Con un moniker che, una volta tanto, merita una segnalazione per l’originalità, gli Avvocati del Diavolo raggiungono con “A Dear Diary” (il cui acronimo, sornionamente, può essere utilizzato anche per il nome della band) il rispettabile traguardo del secondo album in carriera, seguito del debutto “Neoevo” edito nel corso del 2010.

Quello degli ADD è un hard rock cupo e plumbeo, dalle fortissime connotazioni alternative, in cui convivono evidenti influenze post grunge e metal, mescolate ad un riffing profondo di stampo sabbathiano e ad atmosfere per lo più claustrofobiche.
Solo da lontano ed in modo decisamente improprio le sfumature potrebbero definirsi vicine allo stoner dei seminali Kyuss o delle loro emanazioni Slo Burn e Fu Manchu. Spesso decadenti e dotate di un alone di drammaticità che pervade l’album per l’intera durata, le ambientazioni descritte dal trio di Savona non hanno, in effetti, molto a che vedere con i panorami desertici ben impressi nell’iconografia del genere codificato dai Fatso Jeston e dagli stessi Kyuss, prediligendo un approccio meno psichedelico, decisamente più grungy e seventies.
Le chitarre ribassate e le cadenze lente non effondono sensazioni “stordite” da colpo di sole, quanto piuttosto un vero e proprio effetto soffocante unito ad un’idea di oppressione inesorabile.
Siamo insomma, al passo successivo, quello che travalica lo stoner e sconfina nell’asfissiante fanghiglia dello “sludge”.

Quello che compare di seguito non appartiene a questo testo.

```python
import ctypes
import os
from ctypes import POINTER, c_char_p, c_float, c_int32, c_int64, c_size_t, c_void_p

_HERE = os.path.dirname(os.path.abspath(__file__))
LIB_PATH = os.environ.get("WAVTOK_HIP_LIB") or os.path.join(_HERE, "libwavtok_hip.so")

EXPORTS = [
    "wt_last_error", "wt_version", "wt_model_create", "wt_model_destroy", "wt_model_export_bytes", "wt_model_export", "wt_packed_info", "wt_packed_verify", "wt_packed_bytes",
    "wt_model_create_packed", "wt_model_hop", "wt_model_weight_bytes",
    "wt_plan_create", "wt_plan_create_ex", "wt_plan_range_sites", "wt_plan_range_report", "wt_model_persistent_lstm", "wt_device_info", "wt_plan_destroy", "wt_plan_workspace_bytes", "wt_plan_frames", "wt_plan_num_launches", "wt_plan_graph_replays",
    "wt_plan_find_buffer", "wt_plan_buffer_info", "wt_plan_buffer_name", "wt_plan_status", "wt_plan_num_steps", "wt_plan_step_name",
    "wt_plan_set_timing", "wt_plan_read_timing", "wt_model_split_ok", "wt_model_status", "wt_model_take_bad_codes", "wt_encode", "wt_codes_to_features",
    "wt_decode", "wt_seanet_decode", "wt_head", "wt_unit_run", "wt_sconv1d", "wt_linear", "wt_conv1d_s32", "wt_vq_workspace_bytes",
    "wt_vq_nearest", "wt_vq_nearest_f32", "wt_resblock", "wt_resblock_down", "wt_gemm_probe_workspace_bytes", "wt_gemm_probe", "wt_op_probe",
    "wt_resampler_create", "wt_resampler_destroy", "wt_resampler_out_length", "wt_convert_audio", "wt_pcm16",
    "wt_linear_overlap_add", "wt_encode_mixed", "wt_plan_min_clip_length", "wt_sconv_geometry", "wt_decode_mixed",
]

WT_PLAN_ENCODE, WT_PLAN_DECODE, WT_PLAN_SEANET_DECODER, WT_PLAN_HEAD, WT_PLAN_UNIT_LSTM = 0, 1, 2, 3, 4
WT_PLAN_DECODE_MIXED = 5
WT_PLAN_FLAG_KEEP_STAGES = 1
WT_PLAN_FLAG_FP32_GEMM = 2
WT_PLAN_FLAG_STEP_LSTM = 4
WT_PLAN_FLAG_GRAPH = 8
WT_PLAN_FLAG_UNFUSED = 16
WT_PLAN_FLAG_RANGE_REPORT = 32
WT_PLAN_FLAG_MIXED_LENGTH = 64
WT_SITE_ENCODER, WT_SITE_BB_EMBED, WT_SITE_RES0, WT_SITE_RES1, WT_SITE_ATTN, WT_SITE_RES2, WT_SITE_RES3 = 0, 1, 2, 3, 4, 5, 6
WT_SITE_CNX0, WT_SITE_HEAD, WT_SITE_SEANET_DECODER = 7, 40, 41
# ... 11 lines not shown


class WtTensor(ctypes.Structure):
    _fields_ = [("name", c_char_p), ("data", POINTER(c_float)), ("numel", c_int64)]


class WtGemmDesc(ctypes.Structure):
    _fields_ = ([("size", c_int32), ("engine", c_int32), ("epi", c_int32), ("out", c_int32), ("pro", c_int32), ("b_is_act", c_int32),
                 ("M", c_int32), ("N", c_int32), ("K", c_int32)]
                + [(n, c_int32) for n in ("T_in", "T_out", "Cin", "taps", "stride", "dil", "pad_left", "pad_mode", "Tp",
                                         "K1", "nz", "tap_pair", "head_kb")]
                + [("alpha", c_float)]
                + [(n, c_int64) for n in ("a_bstride", "a_rstride", "a2_bstride", "a2_rstride", "w_rstride", "c_rstride",
                                         "r_rstride", "zA", "zW", "zC")]
                + [(n, c_void_p) for n in ("A", "A2", "B", "bias", "R", "gamma", "C", "C2", "status")])


class WtLaunchForm(ctypes.Structure):
    _fields_ = [(n, c_int32) for n in ("BM", "BN", "waves_m", "waves_n", "stages", "ks", "prod", "staged", "bias_cache", "G", "tiles")]


WT_OP_GN_APPLY, WT_OP_GN_STATS, WT_OP_ROWNORM, WT_OP_SOFTMAX, WT_OP_ISTFT_OLA, WT_OP_CONV_FIRST = 0, 1, 2, 3, 4, 5
WT_OP_CONV_LAST, WT_OP_TRANSPOSE, WT_OP_CONVTR, WT_OP_ROW_SUMSQ, WT_OP_S32_AMAX = 6, 7, 8, 9, 10
WT_OPK_NAMES = {1: "gn_tile", 2: "gn_chunk", 3: "gn_stats", 4: "rownorm", 5: "dwconv_ln", 6: "softmax_reg", 7: "softmax_rmw",
                8: "istft_ola", 9: "conv_first", 10: "conv_last32", 11: "conv_last", 12: "transpose", 13: "convtr",
                14: "row_sumsq", 15: "s32_amax", 16: "transpose_mixed", 17: "gn_mixed", 18: "dwconv_ln_mixed",
                19: "softmax_reg_mixed", 20: "softmax_rmw_mixed", 21: "istft_ola_mixed"}


class WtOpDesc(ctypes.Structure):
# ... 86 lines not shown
    lib.wt_head.argtypes = [c_void_p, c_void_p, c_void_p, c_void_p, c_void_p]
    lib.wt_sconv1d.argtypes = [c_void_p, c_void_p, c_void_p, c_void_p, c_int32, c_int64, c_int32, c_int32, c_int32,
                               c_int32, c_int32, c_int32, c_void_p]
    lib.wt_linear.argtypes = [c_void_p, c_void_p, c_void_p, c_void_p, c_int64, c_int32, c_int32, c_int32, c_void_p, c_void_p]
    lib.wt_conv1d_s32.argtypes = [c_void_p, c_void_p, c_void_p, c_void_p, c_int32, c_int64, c_int32, c_int32, c_int32,
                                  c_int32, c_int32, c_void_p, c_void_p]
    lib.wt_vq_workspace_bytes.argtypes = [c_int64, c_int32, c_int32]
    lib.wt_vq_workspace_bytes.restype = c_size_t
    lib.wt_vq_nearest.argtypes = [c_void_p, c_void_p, c_int64, c_int32, c_int32, c_void_p, c_void_p, c_void_p]
    lib.wt_vq_nearest_f32.argtypes = [c_void_p, c_void_p, c_int64, c_int32, c_int32, c_void_p, c_void_p, c_void_p]
    lib.wt_resblock.argtypes = [c_void_p] * 11 + [c_int32, c_int64, c_int32, c_int32, c_int32, c_int32, c_void_p]
    lib.wt_resblock_down.argtypes = [c_void_p] * 12 + [c_int32, c_int64, c_int32, c_void_p]
    lib.wt_gemm_probe_workspace_bytes.argtypes = [POINTER(WtGemmDesc)]
    lib.wt_gemm_probe_workspace_bytes.restype = c_size_t
    lib.wt_gemm_probe.argtypes = [POINTER(WtGemmDesc), POINTER(WtLaunchForm), c_void_p, c_void_p]
    lib.wt_op_probe.argtypes = [POINTER(WtOpDesc), POINTER(WtOpForm), c_void_p]
    lib.wt_resampler_create.argtypes = [c_int32, c_int32, c_int32, POINTER(c_void_p)]
    lib.wt_resampler_destroy.argtypes = [c_void_p]
    lib.wt_resampler_destroy.restype = None
    lib.wt_resampler_out_length.argtypes = [c_void_p, c_int64]
    lib.wt_resampler_out_length.restype = c_int64
    lib.wt_convert_audio.argtypes = [c_void_p, c_void_p, c_int32, c_int32, c_int64, c_void_p, c_void_p]
    lib.wt_pcm16.argtypes = [c_void_p, c_int64, ctypes.c_float, c_int32, c_void_p, c_void_p, c_void_p]
    lib.wt_linear_overlap_add.argtypes = [c_void_p, c_void_p, c_int32, c_int64, c_int64, c_int64, c_int64, c_void_p, c_void_p]
    return lib


lib = _load()


# ... 5 lines not shown
```

wavtokenizer_amd/csrc/common.h:

```cpp
#pragma once
#include <hip/hip_runtime.h>
#include <stdint.h>
#include <stdio.h>
#include <stdlib.h>
#include <mutex>
#include <string>

namespace wt {

void set_error(const std::string& msg);

#define WT_HIP_CHECK(expr)                                                                      \
    do {                                                                                        \
        hipError_t _e = (expr);                                                                 \
        if (_e != hipSuccess) {                                                                 \
            ::wt::set_error(std::string(#expr) + ": " + hipGetErrorString(_e));                 \
            return -4;                                                                          \
        }                                                                                       \
    } while (0)
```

Molto interessante e parecchio consono in tal senso, il concept scelto per la rappresentazione scenografica del disco. Un mondo ai confini della fiction horror in cui morti viventi imperversano per le strade, attanagliando il protagonista della vicenda in una sorta di filosofica e surreale disperazione, i cui pensieri vengono consegnati ad un diario scritto a mano. Proprio come il booklet dell’album, ideato graficamente in modo da riprendere l’immagine di una sorta di diario autografo.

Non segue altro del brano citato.